Zu 5: »Komplexe Dynamik verstehen. Kindeswohl und
Kindeswohlgefährdung in der Jugendhilfe im ASD«, von Magdalena
Stemmer-Lück
Stemmer-Lück greift das Thema Kindeswohlgefährdung aus der Sicht
des Jugendamtes auf. Sie attestiert der generalistisch handelnden
Fachkraft im Jugendamt die Notwendigkeit einer »diagnostische(n)
Kompetenz«, um gefährdende Situationen »wahrnehmen, bewerten und …
entsprechend handeln« (S. 83) zu können. Basis jugendamtlichen
Handelns ist dabei die Beleuchtung des Interaktionsnetzes, in das
sich Kindeswohlgefährdung bewegt. Im Zentrum steht dabei die
Beachtung/Bearbeitung der diversen bewussten und unbewussten
ablaufenden Dynamiken, auf welche die Autorin jeweils kurz eingeht.

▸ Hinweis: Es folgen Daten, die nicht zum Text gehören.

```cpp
int vla_gemm256_launch(const GemmP& p, int epi, int batch, long long grid, hipStream_t st) {
  if (p.K2 > 0) {
    if (epi == 1) return launch256<1, false, true, false, true>(p, 1, grid, st);
    return p.R ? launch256<0, false, true, false, true>(p, 1, grid, st) : launch256<0, false, false, false, true>(p, 1, grid, st);
  }
  if (p.scaleA != nullptr) return epi == 1 ? launch256<1, true>(p, batch, grid, st) : launch256<0, true>(p, batch, grid, st);
  if (p.rope_mode == 2) return launch256<0, false, false, true>(p, batch, grid, st);
  if (epi == 1) return launch256<1>(p, batch, grid, st);
  if (epi == 2) return launch256<2>(p, batch, grid, st);
  return p.R ? launch256<0, false, true>(p, batch, grid, st) : launch256<0, false, false>(p, batch, grid, st);
}
```

vla_adapter_amd/csrc/gemm_epilogue.h:

```cpp
#pragma once
#include "common.h"
#include "../../include/vla_native.h"

template <bool POST = false>
__device__ __forceinline__ float epi_linear(float acc, float alpha, float bias) {
  return POST ? rbf(acc * alpha) + bias : acc * alpha + bias;
}

struct ActNone { __device__ __forceinline__ float operator()(float v) const { return v; } };
struct ActGelu { __device__ __forceinline__ float operator()(float v) const { return gelu_erf(rbf(v)); } };
struct ActRelu { __device__ __forceinline__ float operator()(float v) const { return fmaxf(v, 0.f); } };
struct ActGeluTanh { __device__ __forceinline__ float operator()(float v) const { return gelu_tanh(rbf(v)); } };
template <class Body>
__device__ __forceinline__ void epi_with_act(int act, Body&& body) {
  if (act == VLA_ACT_GELU) body(ActGelu{});
  else if (act == VLA_ACT_RELU) body(ActRelu{});
  else if (act == VLA_ACT_GELU_TANH) body(ActGeluTanh{});
  else body(ActNone{});
}

__device__ __forceinline__ float rope_rot_a(float a, float b, float c, float s) { return rbf(a * c) + rbf(-b * s); }
__device__ __forceinline__ float rope_rot_b(float a, float b, float c, float s) { return rbf(b * c) + rbf(a * s); }
template <int N, class X, class T>
__device__ __forceinline__ void rope_half(X& a, X& b, const T& c, const T& s) {
#pragma unroll
  for (int j = 0; j < N; ++j) {
    const float x = rbf(a[j]), y = rbf(b[j]);
    a[j] = rope_rot_a(x, y, c[j], s[j]);
    b[j] = rope_rot_b(x, y, c[j], s[j]);
  }
}

__device__ __forceinline__ float sigmoid_rcp(float g) { return __builtin_amdgcn_rcpf(1.0f + __expf(-g)); }
__device__ __forceinline__ float silu_grad(float g, float sg) { return sg * (1.0f + g * (1.0f - sg)); }
__device__ __forceinline__ float swiglu_h(float g, float u) { return rbf(g * sigmoid_rcp(g)) * u; }
__device__ __forceinline__ void swiglu_bwd(float d, float g, float u, float& dg, float& du) {
  const float sg = sigmoid_rcp(g);
  du = d * g * sg;
  dg = d * u * silu_grad(g, sg);
}

__device__ __forceinline__ unsigned add_packed2(unsigned a, unsigned r) { return pack2(bf_lo(a) + bf_lo(r), bf_hi(a) + bf_hi(r)); }
template <class R>
__device__ __forceinline__ uint4 add_packed8(const uint4& a, const R& r) {
  if constexpr (__is_same(R, uint4)) return uint4{add_packed2(a.x, r.x), add_packed2(a.y, r.y), add_packed2(a.z, r.z), add_packed2(a.w, r.w)};
  else return uint4{add_packed2(a.x, r[0]), add_packed2(a.y, r[1]), add_packed2(a.z, r[2]), add_packed2(a.w, r[3])};
}
__device__ __forceinline__ void add_residual4(float (&v)[4], const uint2& r) {
  float rr[4];
  unpack4(r, rr);
#pragma unroll
  for (int j = 0; j < 4; ++j) v[j] = rbf(v[j]) + rr[j];
}
__device__ __forceinline__ void store_tail8(bf16_t* c, long long crow, const bf16_t* r, long long roff, const uint4& v, int n, int N) {
  const unsigned wv[4] = {v.x, v.y, v.z, v.w};
#pragma unroll
  for (int k = 0; k < 8; ++k) {
    if (n + k < N) {
      float f = (k & 1) ? bf_hi(wv[k >> 1]) : bf_lo(wv[k >> 1]);
      if (r) f += bf2f(r[roff + n + k]);
      c[crow + n + k] = f2bf(f);
    }
  }
}

__device__ __forceinline__ long long grouped_row(int m, int g, long long stride, int ld) {
  return g > 0 ? (long long)(m / g) * stride + (long long)(m % g) * ld : (long long)m * ld;
}
__device__ __forceinline__ long long residual_row(int m, int res_mod, int g, long long stride, int ld) {
  return res_mod > 0 ? (long long)(m % res_mod) * ld : grouped_row(m, g, stride, ld);
}
__device__ __forceinline__ bool row_live(int m, int mod, int from) { return !(mod > 0 && (m % mod) < from); }
```
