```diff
+template <typename T>
+__global__ __launch_bounds__(PK_NT) void pack_weights_batched_kernel(const rdn_pack_item* __restrict__ items, int n,
+                                                                      int sk) {
+  __shared__ float lds[PK_LDS];
+  __shared__ int pre[PK_MAXN + 1];
+  __shared__ int wsum[PK_NT / 64];
+  int c[PK_IPT], s = 0;
+#pragma unroll
+  for (int q = 0; q < PK_IPT; ++q) {
+    const int i = threadIdx.x * PK_IPT + q;
+    c[q] = i < n ? pack_geom<T>(items[i], sk).ntiles : 0;
+    s += c[q];
+  }
+  const int lane = threadIdx.x & 63, wv = threadIdx.x >> 6;
+  int incl = s;
+#pragma unroll
+  for (int o = 1; o < 64; o <<= 1) {
+    const int up = __shfl_up(incl, o, 64);
+    if (lane >= o) incl += up;
+  }
+  if (lane == 63) wsum[wv] = incl;
+  __syncthreads();
+  int run = incl - s;
+  for (int w = 0; w < wv; ++w) run += wsum[w];
+  if (threadIdx.x == 0) pre[0] = 0;
+#pragma unroll
+  for (int q = 0; q < PK_IPT; ++q) {
+    run += c[q];
+    pre[threadIdx.x * PK_IPT + q + 1] = run;
+  }
+  __syncthreads();
+  const int total = __builtin_amdgcn_readfirstlane(pre[n]), per = (total + gridDim.x - 1) / gridDim.x;
+  const int t0 = blockIdx.x * per, t1 = min(total, t0 + per);
+  if (t0 >= t1) return;
+  int lo = 0, hi = n - 1;
+  while (lo < hi) {
+    const int mid = (lo + hi + 1) >> 1;
+    if (__builtin_amdgcn_readfirstlane(pre[mid]) <= t0) lo = mid; else hi = mid - 1;
+  }
+  auto locate = [&](int tile, int& i, rdn_pack_item& it, PackGeom& g) {
+    const int was = i;
+    while (__builtin_amdgcn_readfirstlane(pre[i + 1]) <= tile) ++i;
+    if (i != was || tile == t0) { it = items[i]; g = pack_geom<T>(it, sk); }
+    return tile - __builtin_amdgcn_readfirstlane(pre[i]);
+  };
+  rdn_pack_item it, it_n;
+  PackGeom g, g_n;
+  PackRegs R;
+  int box = locate(t0, lo, it, g);
+  if (!g.gather) pack_box_fetch(it, g, box, R);
+  for (int tile = t0; tile < t1; ++tile) {
+    if (!g.gather) pack_box_stage(R, lds);
+    bar_lds();
+    int box_n = 0;
+    it_n = it, g_n = g;
+    if (tile + 1 < t1) {
+      box_n = locate(tile + 1, lo, it_n, g_n);
+      if (!g_n.gather) pack_box_fetch(it_n, g_n, box_n, R);
+    }
+    if (g.gather) pack_gather_box<T>(it, g, box);
+    else pack_box_emit<T>(it, g, box, lds);
+    bar_lds();
+    it = it_n, g = g_n, box = box_n;
   }
 }
 
@@ -157,10 +363,18 @@
   return rdn_check_launch("rdn_pack_input");
 }
 
+template <typename T>
+static int pack_grid() {
+  static const int g = rdn_cu_count() * resident_per_cu(pack_weights_batched_kernel<T>, PK_NT, 8);
+  return g;
+}
+
 extern "C" int rdn_pack_weights_batched(const rdn_pack_item* items, int32_t n, int32_t dtype, void* stream) {
   if (!items || n <= 0 || n > 65535) { rdn_set_error("rdn_pack_weights_batched: bad arguments"); return RDN_E_ARG; }
-  dim3 grid(96, n);
-  RDN_LAUNCH_T(dtype, pack_weights_batched_kernel<T><<<grid, 256, 0, RDN_STREAM>>>(items, chunk_sk(dtype)));
+  for (int i = 0; i < n; i += PK_MAXN) {
+    const int m = n - i < PK_MAXN ? n - i : PK_MAXN;
+    RDN_LAUNCH_T(dtype, pack_weights_batched_kernel<T><<<pack_grid<T>(), PK_NT, 0, RDN_STREAM>>>(items + i, m, chunk_sk(dtype)));
+  }
   return rdn_check_launch("rdn_pack_weights_batched");
 }
 
```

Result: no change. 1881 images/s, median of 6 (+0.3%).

Das Herzstück von Stemmer-Lück´s Beitrag ist die theoriegeleitete
Darstellung psychoanalytisch-pädagogischer Zugänge, um
»unbewusste(n) Mitteilungen und Inszenierungen der Klienten und
Klientinnen« zu verstehen und diese richtig bewerten und
entsprechend handeln zu können. Anschließend zeigt sie anhand von
drei praxisnahen Fallbeispielen (Vernachlässigung, Misshandlung und
sexueller Missbrauch) auf, welche bewussten/unbewussten
Interaktions- und Beziehungsmuster zwischen den Akteuren
ablaufen.
Zu 6: »›Sag’ das dem Gericht!‹. Psychoanalytisch-pädagogische
Perspektiven auf das Kindeswohl im Kontext von Trennung und
Scheidung«, von Judit Barth-Richtarz
Dieser Beitrag widmet sich der Thematik Kindeswohl im
Aufgabenspektrum der Trennung und Scheidung. Auch hier wird eine
Fallvignette von der Autorin zu Beginn vorgelegt, um den Leser in
die Thematik einzuführen um sich im Anschluss der Darstellung bzw.
Herleitung einer psychoanalytisch-pädagogischen Perspektive zu
widmen. Entlang der Fallvignette stellt die Autorin eine
kontroverse Diskussion verschiedener Beteiligten vor zu der Frage,
was Kinder in einer Trennungs- und Scheidungssituation aus der
Kindeswohlperspektive benötigen. Hierbei spannt sie den Bogen
zwischen kindlichen Bedürfnissen im Trennungs- und
Scheidungsverfahren einerseits und andererseits
kindeswohlermöglichende Perspektiven und Haltungen Externer bei
Sorgerechtsentscheidungen. Das Thema »Kindeswohl« wird vertieft
unter Hinzuziehung weiterer psychoanalytischer Perspektiven und
historischer Linien (dabei bezieht die Autorin auch die
Gesetzgebung in Österreich mit ein). Abgerundet wird der Beitrag
durch Rezeption der Österreichischen Evaluationsstudie zum
Kindschafts-Änderungsgesetz (KindRÄG 2001), die beispielhaft für
eine psychoanalytisch-pädagogische Studie steht und aktuelle
empirische Erkenntnisse hierzu liefert.
Zu 7: »Stationäre Einrichtungen als Orte zur (Wieder-)Herstellung
des Wohlergehens von Kindern und Jugendlichen? Eine
psychoanalytisch-pädagogische Perspektive«, von Margret Dörr
Die Autorin sucht mit diesem Beitrag eine Antwort auf die Frage, ob
es der Praxis der stationären Jugendhilfeeinrichtung gelingen mag,
»bereits verwundeten und gedemütigten Kindern und Jugendlichen« (S.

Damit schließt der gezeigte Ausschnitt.